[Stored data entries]
diff --git a/stamp_amd/csrc/elementwise.hip b/stamp_amd/csrc/elementwise.hip
--- a/stamp_amd/csrc/elementwise.hip
+++ b/stamp_amd/csrc/elementwise.hip
@@ -347,6 +347,39 @@
     const int grid = (int)min((long)2048, (total + 255) / 256);
     hipLaunchKernelGGL(prefix_init_kernel, dim3(grid), dim3(256), 0, st, prefix, x, B, T, P, dim);
     AMDS_LAUNCH_CHECK("prefix_init_kernel");
+    return AMDS_OK;
+}
+
+__global__ void __launch_bounds__(64) prefix_init_planes_kernel(const float* __restrict__ prefix, f16* __restrict__ hi, f16* __restrict__ lo, long ld,
+                                                                float* __restrict__ rowpart, int T, int P, int dim) {
+    const int b = blockIdx.x / P, t = blockIdx.x - b * P, lane = threadIdx.x;
+    const long row = (long)b * T + t;
+    const float* src = prefix + (long)t * dim;
+    const int np = dim >> 7;
+    for (int q = 0; q < np; ++q) {
+        const int c0 = (q >> 1) * 256 + (q & 1) * 64 + lane, c1 = c0 + 128;
+        const float x0 = src[c0], x1 = src[c1];
+        const f16 h0 = (f16)x0, h1 = (f16)x1;
+        hi[row * ld + c0] = h0;
+        hi[row * ld + c1] = h1;
+        lo[row * ld + c0] = (f16)(x0 - (float)h0);
+        lo[row * ld + c1] = (f16)(x1 - (float)h1);
+        float s0 = x0, s1 = x1, q0 = x0 * x0, q1 = x1 * x1;
+#pragma unroll
+        for (int m = 32; m >= 1; m >>= 1) {
+            s0 += __shfl_xor(s0, m);
+            s1 += __shfl_xor(s1, m);
+            q0 += __shfl_xor(q0, m);
+            q1 += __shfl_xor(q1, m);
+        }
+        if (lane == 0) *reinterpret_cast<f32x2*>(rowpart + (row * np + q) * 2) = f32x2{s0 + s1, q0 + q1};
+    }
+}
+
+int prefix_init_planes(const float* prefix, void* hi, void* lo, long ld, float* rowpart, int B, int T, int P, int dim, hipStream_t st) {
+    AMDS_REQUIRE(dim % 256 == 0 && ld >= dim, "prefix_init_planes: dim=%d must be a multiple of 256", dim);
+    hipLaunchKernelGGL(prefix_init_planes_kernel, dim3(B * P), dim3(64), 0, st, prefix, (f16*)hi, (f16*)lo, ld, rowpart, T, P, dim);
+    AMDS_LAUNCH_CHECK("prefix_init_planes_kernel");
     return AMDS_OK;
 }
 
diff --git a/stamp_amd/csrc/gemm_4w16.h b/stamp_amd/csrc/gemm_4w16.h
--- a/stamp_amd/csrc/gemm_4w16.h
+++ b/stamp_amd/csrc/gemm_4w16.h
@@ -66,7 +66,7 @@
     const int l31 = lane & 31, hi = lane >> 5;
 
     static_assert(!PERSIST || (STREAM && !TN && P3 >= 0 && PRL + PRS == 0 &&
-                               (EPI == AMDS_EPI_BIAS || EPI == AMDS_EPI_BIAS_GELU || EPI == AMDS_EPI_BIAS_RELU || EPI == AMDS_EPI_RESIDUAL)),
+                               (EPI == AMDS_EPI_BIAS || EPI == AMDS_EPI_BIAS_GELU || EPI == AMDS_EPI_BIAS_RELU || EPI == AMDS_EPI_RESIDUAL || EPI == AMDS_EPI_PATCH)),
                   "gemm_4w16: the persistent form is a streamed epilogue on SCHED 0");
     int tm, tn;
     auto tile_of = [&](int bid, int nwg, int& tm_, int& tn_) {
@@ -138,7 +138,7 @@
     const int w_off = A_BYTES + (wn * 128 + l15) * ROWB;
 
     const bool lnf = ep.rowstat != nullptr;
-    const bool bias_in_acc = ep.bias != nullptr && ep.acc_scale == 1.0f && !lnf;
+    const bool bias_in_acc = EPI != AMDS_EPI_PATCH && ep.bias != nullptr && ep.acc_scale == 1.0f && !lnf;
     f32x4 acc[FI][FJ];
     {
         f32x4 b0[FJ];
@@ -424,7 +424,8 @@
     __builtin_amdgcn_sched_barrier(0);
 
     constexpr bool F16OUT = (EPI == AMDS_EPI_BIAS || EPI == AMDS_EPI_BIAS_GELU || EPI == AMDS_EPI_BIAS_RELU);
-    static_assert(epi_is_staged<EPI>() || EPI == AMDS_EPI_SWIGLU, "gemm_4w16: staged epilogues and SWIGLU");
+    static_assert(epi_is_staged<EPI>() || EPI == AMDS_EPI_SWIGLU || (EPI == AMDS_EPI_PATCH && STREAM && PERSIST),
+                  "gemm_4w16: staged epilogues, SWIGLU and the PATCH form of the streamed planes producer");
     if constexpr (EPI == AMDS_EPI_SWIGLU) {
         const float as = ep.acc_scale;
 #pragma unroll
@@ -466,18 +467,25 @@
         }
         return;
     }
-    if constexpr (EPI == AMDS_EPI_RESIDUAL && STREAM) {
+    if constexpr ((EPI == AMDS_EPI_RESIDUAL || EPI == AMDS_EPI_PATCH) && STREAM) {
         static_assert(std::is_same<T, f16>::value && !TN && PRL + PRS == 0, "gemm_4w16: the streamed residual epilogue is the fp16 planes producer");
+        constexpr bool PATCHP = EPI == AMDS_EPI_PATCH;
+        static_assert(!PATCHP || PERSIST, "gemm_4w16: the PATCH planes producer has the persistent form only");
         __builtin_amdgcn_sched_barrier(0);
         __builtin_amdgcn_s_waitcnt(0x0F70);
         __builtin_amdgcn_sched_barrier(0);
         const int rows_o = min(BM, M - m0);
         int ldo2 = (int)ep.ldo * 2;
         if constexpr (PERSIST) asm volatile("" : "+s"(ldo2));
-        const __amdgpu_buffer_rsrc_t rsrc_h = __builtin_amdgcn_make_buffer_rsrc(reinterpret_cast<T*>(ep.xh) + (long)m0 * ep.ldo + n0, 0,
+        const int p0 = PATCHP ? m0 % ep.np : 0;
+        const long rowd = PATCHP ? (long)(m0 / ep.np) * ep.T + ep.P + p0 - m0 : 0L;
+        const __amdgpu_buffer_rsrc_t rsrc_h = __builtin_amdgcn_make_buffer_rsrc(reinterpret_cast<T*>(ep.xh) + ((long)m0 + rowd) * ep.ldo + n0, 0,
                                                                                 (int)((((long)rows_o - 1) * ep.ldo + BN) * 2), 0x00020000);
-        const __amdgpu_buffer_rsrc_t rsrc_l = __builtin_amdgcn_make_buffer_rsrc(reinterpret_cast<T*>(ep.xl) + (long)m0 * ep.ldo + n0, 0,
+        const __amdgpu_buffer_rsrc_t rsrc_l = __builtin_amdgcn_make_buffer_rsrc(reinterpret_cast<T*>(ep.xl) + ((long)m0 + rowd) * ep.ldo + n0, 0,
                                                                                 (int)((((long)rows_o - 1) * ep.ldo + BN) * 2), 0x00020000);
+        __amdgpu_buffer_rsrc_t rsrc_p = rsrc_h;
+        if constexpr (PATCHP)
+            rsrc_p = __builtin_amdgcn_make_buffer_rsrc(const_cast<float*>(ep.pos) + (long)p0 * ep.ldo + n0, 0, (int)((((long)rows_o - 1) * ep.ldo + BN) * 4), 0x00020000);
         char* slab = smem + (PERSIST ? ((nk - 1 + par) & 1) * STAGE : 0) + wave * 16384;
         float* part = reinterpret_cast<float*>(smem + 2 * STAGE);
         int wr_base = l15 * 512;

WORK TO COMPLETE
All the data above is to be given again, exactly.

SOLUTION TO THIS EXERCISE
diff --git a/stamp_amd/csrc/elementwise.hip b/stamp_amd/csrc/elementwise.hip
--- a/stamp_amd/csrc/elementwise.hip
+++ b/stamp_amd/csrc/elementwise.hip
@@ -347,6 +347,39 @@
     const int grid = (int)min((long)2048, (total + 255) / 256);
     hipLaunchKernelGGL(prefix_init_kernel, dim3(grid), dim3(256), 0, st, prefix, x, B, T, P, dim);
     AMDS_LAUNCH_CHECK("prefix_init_kernel");
+    return AMDS_OK;
+}
+
+__global__ void __launch_bounds__(64) prefix_init_planes_kernel(const float* __restrict__ prefix, f16* __restrict__ hi, f16* __restrict__ lo, long ld,
+                                                                float* __restrict__ rowpart, int T, int P, int dim) {
+    const int b = blockIdx.x / P, t = blockIdx.x - b * P, lane = threadIdx.x;
+    const long row = (long)b * T + t;
+    const float* src = prefix + (long)t * dim;
+    const int np = dim >> 7;
+    for (int q = 0; q < np; ++q) {
+        const int c0 = (q >> 1) * 256 + (q & 1) * 64 + lane, c1 = c0 + 128;
+        const float x0 = src[c0], x1 = src[c1];
+        const f16 h0 = (f16)x0, h1 = (f16)x1;
+        hi[row * ld + c0] = h0;
+        hi[row * ld + c1] = h1;
+        lo[row * ld + c0] = (f16)(x0 - (float)h0);
+        lo[row * ld + c1] = (f16)(x1 - (float)h1);
+        float s0 = x0, s1 = x1, q0 = x0 * x0, q1 = x1 * x1;
+#pragma unroll
+        for (int m = 32; m >= 1; m >>= 1) {
+            s0 += __shfl_xor(s0, m);
+            s1 += __shfl_xor(s1, m);
+            q0 += __shfl_xor(q0, m);
+            q1 += __shfl_xor(q1, m);
+        }
+        if (lane == 0) *reinterpret_cast<f32x2*>(rowpart + (row * np + q) * 2) = f32x2{s0 + s1, q0 + q1};
+    }
+}
+
+int prefix_init_planes(const float* prefix, void* hi, void* lo, long ld, float* rowpart, int B, int T, int P, int dim, hipStream_t st) {
+    AMDS_REQUIRE(dim % 256 == 0 && ld >= dim, "prefix_init_planes: dim=%d must be a multiple of 256", dim);
+    hipLaunchKernelGGL(prefix_init_planes_kernel, dim3(B * P), dim3(64), 0, st, prefix, (f16*)hi, (f16*)lo, ld, rowpart, T, P, dim);
+    AMDS_LAUNCH_CHECK("prefix_init_planes_kernel");
     return AMDS_OK;
 }
 
diff --git a/stamp_amd/csrc/gemm_4w16.h b/stamp_amd/csrc/gemm_4w16.h
--- a/stamp_amd/csrc/gemm_4w16.h
+++ b/stamp_amd/csrc/gemm_4w16.h
@@ -66,7 +66,7 @@
     const int l31 = lane & 31, hi = lane >> 5;
 
     static_assert(!PERSIST || (STREAM && !TN && P3 >= 0 && PRL + PRS == 0 &&
-                               (EPI == AMDS_EPI_BIAS || EPI == AMDS_EPI_BIAS_GELU || EPI == AMDS_EPI_BIAS_RELU || EPI == AMDS_EPI_RESIDUAL)),
+                               (EPI == AMDS_EPI_BIAS || EPI == AMDS_EPI_BIAS_GELU || EPI == AMDS_EPI_BIAS_RELU || EPI == AMDS_EPI_RESIDUAL || EPI == AMDS_EPI_PATCH)),
                   "gemm_4w16: the persistent form is a streamed epilogue on SCHED 0");
     int tm, tn;
     auto tile_of = [&](int bid, int nwg, int& tm_, int& tn_) {
@@ -138,7 +138,7 @@
     const int w_off = A_BYTES + (wn * 128 + l15) * ROWB;
 
     const bool lnf = ep.rowstat != nullptr;
-    const bool bias_in_acc = ep.bias != nullptr && ep.acc_scale == 1.0f && !lnf;
+    const bool bias_in_acc = EPI != AMDS_EPI_PATCH && ep.bias != nullptr && ep.acc_scale == 1.0f && !lnf;
     f32x4 acc[FI][FJ];
     {
         f32x4 b0[FJ];
@@ -424,7 +424,8 @@
     __builtin_amdgcn_sched_barrier(0);
 
     constexpr bool F16OUT = (EPI == AMDS_EPI_BIAS || EPI == AMDS_EPI_BIAS_GELU || EPI == AMDS_EPI_BIAS_RELU);
-    static_assert(epi_is_staged<EPI>() || EPI == AMDS_EPI_SWIGLU, "gemm_4w16: staged epilogues and SWIGLU");
+    static_assert(epi_is_staged<EPI>() || EPI == AMDS_EPI_SWIGLU || (EPI == AMDS_EPI_PATCH && STREAM && PERSIST),
+                  "gemm_4w16: staged epilogues, SWIGLU and the PATCH form of the streamed planes producer");
     if constexpr (EPI == AMDS_EPI_SWIGLU) {
         const float as = ep.acc_scale;
 #pragma unroll
@@ -466,18 +467,25 @@
         }
         return;
     }
-    if constexpr (EPI == AMDS_EPI_RESIDUAL && STREAM) {
+    if constexpr ((EPI == AMDS_EPI_RESIDUAL || EPI == AMDS_EPI_PATCH) && STREAM) {
         static_assert(std::is_same<T, f16>::value && !TN && PRL + PRS == 0, "gemm_4w16: the streamed residual epilogue is the fp16 planes producer");
+        constexpr bool PATCHP = EPI == AMDS_EPI_PATCH;
+        static_assert(!PATCHP || PERSIST, "gemm_4w16: the PATCH planes producer has the persistent form only");
         __builtin_amdgcn_sched_barrier(0);
         __builtin_amdgcn_s_waitcnt(0x0F70);
         __builtin_amdgcn_sched_barrier(0);
         const int rows_o = min(BM, M - m0);
         int ldo2 = (int)ep.ldo * 2;
         if constexpr (PERSIST) asm volatile("" : "+s"(ldo2));
-        const __amdgpu_buffer_rsrc_t rsrc_h = __builtin_amdgcn_make_buffer_rsrc(reinterpret_cast<T*>(ep.xh) + (long)m0 * ep.ldo + n0, 0,
+        const int p0 = PATCHP ? m0 % ep.np : 0;
+        const long rowd = PATCHP ? (long)(m0 / ep.np) * ep.T + ep.P + p0 - m0 : 0L;
+        const __amdgpu_buffer_rsrc_t rsrc_h = __builtin_amdgcn_make_buffer_rsrc(reinterpret_cast<T*>(ep.xh) + ((long)m0 + rowd) * ep.ldo + n0, 0,
                                                                                 (int)((((long)rows_o - 1) * ep.ldo + BN) * 2), 0x00020000);
-        const __amdgpu_buffer_rsrc_t rsrc_l = __builtin_amdgcn_make_buffer_rsrc(reinterpret_cast<T*>(ep.xl) + (long)m0 * ep.ldo + n0, 0,
+        const __amdgpu_buffer_rsrc_t rsrc_l = __builtin_amdgcn_make_buffer_rsrc(reinterpret_cast<T*>(ep.xl) + ((long)m0 + rowd) * ep.ldo + n0, 0,
                                                                                 (int)((((long)rows_o - 1) * ep.ldo + BN) * 2), 0x00020000);
+        __amdgpu_buffer_rsrc_t rsrc_p = rsrc_h;
+        if constexpr (PATCHP)
+            rsrc_p = __builtin_amdgcn_make_buffer_rsrc(const_cast<float*>(ep.pos) + (long)p0 * ep.ldo + n0, 0, (int)((((long)rows_o - 1) * ep.ldo + BN) * 4), 0x00020000);
         char* slab = smem + (PERSIST ? ((nk - 1 + par) & 1) * STAGE : 0) + wave * 16384;
         float* part = reinterpret_cast<float*>(smem + 2 * STAGE);
         int wr_base = l15 * 512;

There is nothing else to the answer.